Stable owners keep a variety of reins for different situations. At Retorno, I developed an array of tools and tactics to keep my life on track in the face of a myriad of circumstances. Some of the most treasured implements in my kit are: a tight organizational framework, strict adherence to a code of ethics, an affinity for drawing birds and plants, an acute awareness of my emotional state, and a genuine passion for life.
The proof is in the pudding. While in the Hostel program I achieved a higher level in my career path than I had before at any point in my life. Striving for balance, I carve time out to study Torah every day. On top of that, I engage in hobbies that give my life a unique flavor, maintain relationships with friends and family, and go to therapy/NA groups.
What helped me be successful at Retorno? The first step was to take to heart that my disease will kill me if left untreated. Every day became (and still is) a literal fight for my life. I accustomed myself to waking up an hour before everyone else to do yoga, meditation, and hitbodedut (a form of Jewish prayer). During cigarette breaks I would memorize Hebrew words from lists that I kept handy in my pocket. When given time to rest or nap I would work-out or volunteer to do something for the community.
I took a leap forward in my treatment when I built up the courage to start asking people for help. Especially with translation. The eagerness my friends exhibited in helping me both surprised and delighted me. Noticing I didn’t have this enthusiasm, I resolved to build this trait within myself. I began by doing at least one act of kindness each day and writing about it at night. I believe that small incremental progress each day can do great things. As a result, I cultivated a variety of positive character traits and disposed of a slew of negative ones.
Another powerful mantra I adopted was getting comfortable with being uncomfortable. No matter the activity, I forced myself to be an active participant. Especially if it was difficult or embarrassing. Whether we were rebuking others for making us angry, confessing to the rules we broke, or just opening up about our feelings, I thrust myself into these uncomfortable situations with a religious zeal. It didn’t make me the most popular person in the group, but it did build me up.
And after being out of the program almost 6 months, how do I feel about Retorno? I feel the way one feels about their parents who didn’t spoil them when they were a child. And now, upon realizing for the first time that they did not turn out to be a brat, is eternally grateful. Every day I see the lessons learned in Retorno come into play. Far from being perfect, I don’t always win the battles. Still, more often than not, I am fighting on familiar territory.
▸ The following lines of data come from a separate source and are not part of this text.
__global__ __launch_bounds__(256) void mfma_stream_kernel(float* __restrict__ sink, int iters) {
    f32x4 acc[8];
#pragma unroll
    for (int t = 0; t < 8; ++t) acc[t] = f32x4{0.f, 0.f, 0.f, 0.f};
    f32x4 av[8], bv;
    unsigned h = (blockIdx.x * 256u + threadIdx.x) * 2654435761u + 12345u;
    auto rnd = [&]() { h = h * 1664525u + 1013904223u; return (float)(int)(h >> 8) * (1.f / 8388608.f) - 1.f; };
#pragma unroll
    for (int t = 0; t < 8; ++t)
// ... 323 lines not shown
                       int loss_kind, int n_images, float* logits, hipStream_t s, float* dcoords = nullptr,
                       const float* align_seg = nullptr, float c_align = 0.f, const StepMask& mask = StepMask{}) {
    StepArgs a{};
    a.dcoords = dcoords;
    a.seg = align_seg;
    a.c_align = c_align;
    a.data_count = (int)(mask.data_count > 0 ? mask.data_count : grid->n_points);
    a.use_noneclass = mask.use_noneclass;
    a.noneclass = mask.noneclass;
    a.align_soft = mask.align_soft;
    a.align_begin = (int)mask.align_begin;
    a.wimg = w.wimg;
    a.targets = targets;
    a.coef = w.coef;
    a.slabs = w.slabs;
    a.logits = logits;
    a.grid = *grid;
    a.N = grid->n_points;
    a.n_images = n_images;
    a.wgs = w.wgs;
    a.PS = w.PS;
    a.loss_kind = loss_kind;
    a.act_omega = w.act_omega;
    if (dcoords && w.act0 != INR_ACT_RELU) return INR_EUNSUPPORTED;
    hipLaunchKernelGGL(train ? (dcoords ? e->train_dx : e->train_act[w.act0]) : e->fwd_act[w.act0], dim3((unsigned)(n_images * w.wgs)),
                       dim3(WG_THREADS), e->lds_bytes, s, a);
    return hipGetLastError() == hipSuccess ? INR_OK : INR_ELAUNCH;
}

struct StepTiming {
// ... 21 lines not shown
static int check_loss(const InrLossDesc* l) {
    if (!l) return INR_EINVAL;
    if (l->kind != INR_LOSS_SE && l->kind != INR_LOSS_BCE && l->kind != INR_LOSS_EXTERNAL) return INR_EINVAL;
    if (l->weight_mode < INR_WEIGHT_NONE || l->weight_mode > INR_WEIGHT_EXPLICIT) return INR_EINVAL;
    return INR_OK;
}

static UpdArgs make_upd_args(const KernelEntry* e, const Workspace& w, float* params, float* opt_state, float* loss_hist,
                             int32_t* status, const InrOptDesc* opt, int n_images, int steps) {
    UpdArgs u{};
    u.wimg = w.wimg;
    u.img = e->img;
    u.params = params;
    u.opt_state = opt_state;
    u.slabs = w.slabs;
    u.loss_hist = loss_hist;
    u.status = status;
    u.opt = *opt;
    u.P = e->P;
    u.Pu = w.Pu;
    u.hu = w.hu;
    u.PS = w.PS;
    u.wgs = w.wgs;
    u.n_images = n_images;
    u.hist_stride = steps;
    u.one_minus_b1 = (float)(1.0 - (double)opt->beta1);
    u.one_minus_b2 = (float)(1.0 - (double)opt->beta2);
    u.mode = 0;
    for (int k = 0; k < UPD_RANGES; ++k) u.clamp_lo[k] = u.clamp_hi[k] = 0;
    for (int k = 0; k < e->img.L; ++k) {
// ... 13 lines not shown
    return u;
}

static void bias_corrections(const InrOptDesc* opt, int t, double* bc1, float* bc2_sqrt) {
    *bc1 = 1.0 - pow((double)opt->beta1, (double)t);
    *bc2_sqrt = (float)sqrt(1.0 - pow((double)opt->beta2, (double)t));
}

static void set_step_consts(UpdArgs& u, const InrOptDesc* opt, int t, int hist_idx = 0) {
    u.t = t;
    bias_corrections(opt, t, &u.bc1, &u.bc2_sqrt);
    u.hist_idx = hist_idx;
}

static void launch_icnn_update(const KernelEntry* e, const UpdArgs& u, hipStream_t s) {
    hipLaunchKernelGGL(icnn_update_kernel, upd_grid(e->img.sl_cols, u.n_images), upd_block(e->img.sl_cols), 0, s, u);
}

static int launch_icnn_update_timed(const KernelEntry* e, const UpdArgs& u, hipStream_t s) {
    if (!g_timing.on || (int)g_timing.evu.size() >= 2 * g_timing.max_samples) {
        launch_icnn_update(e, u, s);
        return INR_OK;
    }
    hipEvent_t a, b;
    if (hipEventCreate(&a) != hipSuccess || hipEventCreate(&b) != hipSuccess) return INR_ELAUNCH;
    (void)hipEventRecord(a, s);
    launch_icnn_update(e, u, s);
    (void)hipEventRecord(b, s);
    g_timing.evu.push_back(a);
    g_timing.evu.push_back(b);
    return INR_OK;
// ... 18 lines not shown
}

static void launch_reduce(const KernelEntry* e, const Workspace& w, int n_images, float* grads, float* loss_out, hipStream_t s) {
    UpdArgs u{};
    u.img = e->img;
    u.slabs = w.slabs;
    u.grads_out = grads;
    u.loss_out = loss_out;
    u.P = e->P;
    u.Pu = w.Pu;
    u.hu = w.hu;
    u.PS = w.PS;
    u.wgs = w.wgs;
    u.n_images = n_images;
    u.mode = 1;
    hipLaunchKernelGGL(icnn_update_kernel, upd_grid(e->img.sl_cols, n_images), upd_block(e->img.sl_cols), 0, s, u);
}


static bool use_wide(const InrModelDesc* m) { return find_entry(m) == nullptr && wide_shape_ok(m); }

static int wide_prepare(const InrModelDesc* model, const InrGridDesc* grid, int n_images, void* workspace, int64_t workspace_bytes,
                        WideMap* m, WideWs* w, float** coef_all, hipStream_t s) {
    if (!workspace || !grid_ok(grid, n_images, 0x7fffffffLL / WIDE_MAX_HIDDEN * 64)) return INR_EINVAL;
    if (model->act0 < INR_ACT_RELU || model->act0 > INR_ACT_SIN) return INR_EINVAL;
    *m = make_wide_map(model);
    const bool pre0 = model->act0 != INR_ACT_RELU;
    if (workspace_bytes < wide_total_bytes(*m, grid->n_points, pre0, n_images)) return INR_EWORKSPACE;
    *w = carve_wide(*m, grid->n_points, pre0, workspace);
    *coef_all = (float*)((char*)workspace + w->bytes);
    (void)s;
// ... 38 lines not shown

static UpdArgs wide_upd_args(const WideMap& m, const float* grads, const InrOptDesc* opt, int steps) {
    UpdArgs u{};
    u.img.identity = 1;
    u.img.H = m.h; u.img.C = m.C; u.img.L = m.L; u.img.P = m.P; u.img.sl_cols = m.P + 1;
    u.opt = *opt;
    u.P = u.Pu = m.P;
    u.hu = m.h;
    u.PS = (m.P + 1 + 31) / 32 * 32;
    u.wgs = 1;
    u.n_images = 1;
    u.hist_stride = steps;
    u.one_minus_b1 = (float)(1.0 - (double)opt->beta1);
    u.one_minus_b2 = (float)(1.0 - (double)opt->beta2);
    u.slabs = grads;
    for (int k = 0; k < UPD_RANGES; ++k) u.clamp_lo[k] = u.clamp_hi[k] = u.freeze_lo[k] = u.freeze_hi[k] = 0;
    for (int k = 0; k < m.L; ++k) {
        u.clamp_lo[k] = m.p_w(k); u.clamp_hi[k] = m.p_w(k) + m.h * m.kin(k);
        u.freeze_lo[k] = m.p_s(k); u.freeze_hi[k] = m.p_s(k) + m.h * m.C;
    }
    u.clamp_lo[UPD_RANGES - 1] = m.p_wo(); u.clamp_hi[UPD_RANGES - 1] = m.p_wo() + m.O * m.hl();
    u.freeze_lo[UPD_RANGES - 1] = m.p_so(); u.freeze_hi[UPD_RANGES - 1] = m.p_so() + m.O * m.C;
    u.input_hi = m.p_w(0);
    return u;
}
static void launch_wide_update(const WideMap& m, const UpdArgs& u, hipStream_t s) {
    hipLaunchKernelGGL(icnn_update_kernel, upd_grid(m.P + 1, 1), upd_block(m.P + 1), 0, s, u);
}

static int wide_fit(const InrModelDesc* model, float* params, float* opt_state, const InrGridDesc* grid, const float* targets,
                    const InrLossDesc* loss, const InrOptDesc* opt, int n_images, int steps, int step0, float* loss_hist,
                    float* final_logits, int32_t* status, void* workspace, int64_t workspace_bytes, hipStream_t s) {
    WideMap m;
    WideWs w;
    float* coef;
    int rc = wide_prepare(model, grid, n_images, workspace, workspace_bytes, &m, &w, &coef, s);
    if (rc) return rc;
    const long long N = grid->n_points, ON = (long long)m.O * N;
    if (m.O > 1 && loss->weight_mode != INR_WEIGHT_NONE && loss->weight_mode != INR_WEIGHT_EXPLICIT) return INR_EINVAL;
    hipLaunchKernelGGL(loss_coef_kernel, dim3(n_images), dim3(256), 0, s, targets, ON, *loss, coef, 1.f);
    hipLaunchKernelGGL(opt_init_kernel, dim3(n_images), dim3(64), 0, s, opt_state, m.P, *opt, step0);
    if (status && hipMemsetAsync(status, 0, sizeof(int32_t) * n_images, s) != hipSuccess) return INR_ELAUNCH;
// ... 186 lines not shown
    return u;
}

static void launch_flow_update_args(const InrFlowDesc* f, int n_images, const FlowUpdArgs& u, hipStream_t s) {
    hipLaunchKernelGGL(flow_update_kernel, dim3(2 * f->num_coupling + 1, n_images), dim3(256), 0, s, u);
}

void launch_flow_update(const CdnWs& w, const InrFlowDesc* f, int n_images, int mode, float* FP, float* grads_out, hipStream_t s) {
    launch_flow_update_args(f, n_images, make_flow_upd_args(w, mode, FP, nullptr, grads_out, nullptr, 0.f, 0, nullptr, 0), s);
}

I have noticed a fundamental shift in the way I think, the kind of change in basic nature that people don’t believe can occur, especially in an addict. In a real sense, I owe the fact that I can wake up and face the difficult days that I face to my experience at Retorno. Words cannot express the gratitude I have for the place and the love I have for the people who saved my life and save the lives of others there day in and day out. I just hope that I can do justice to the gift they have given me and give some of it back to those in need of help.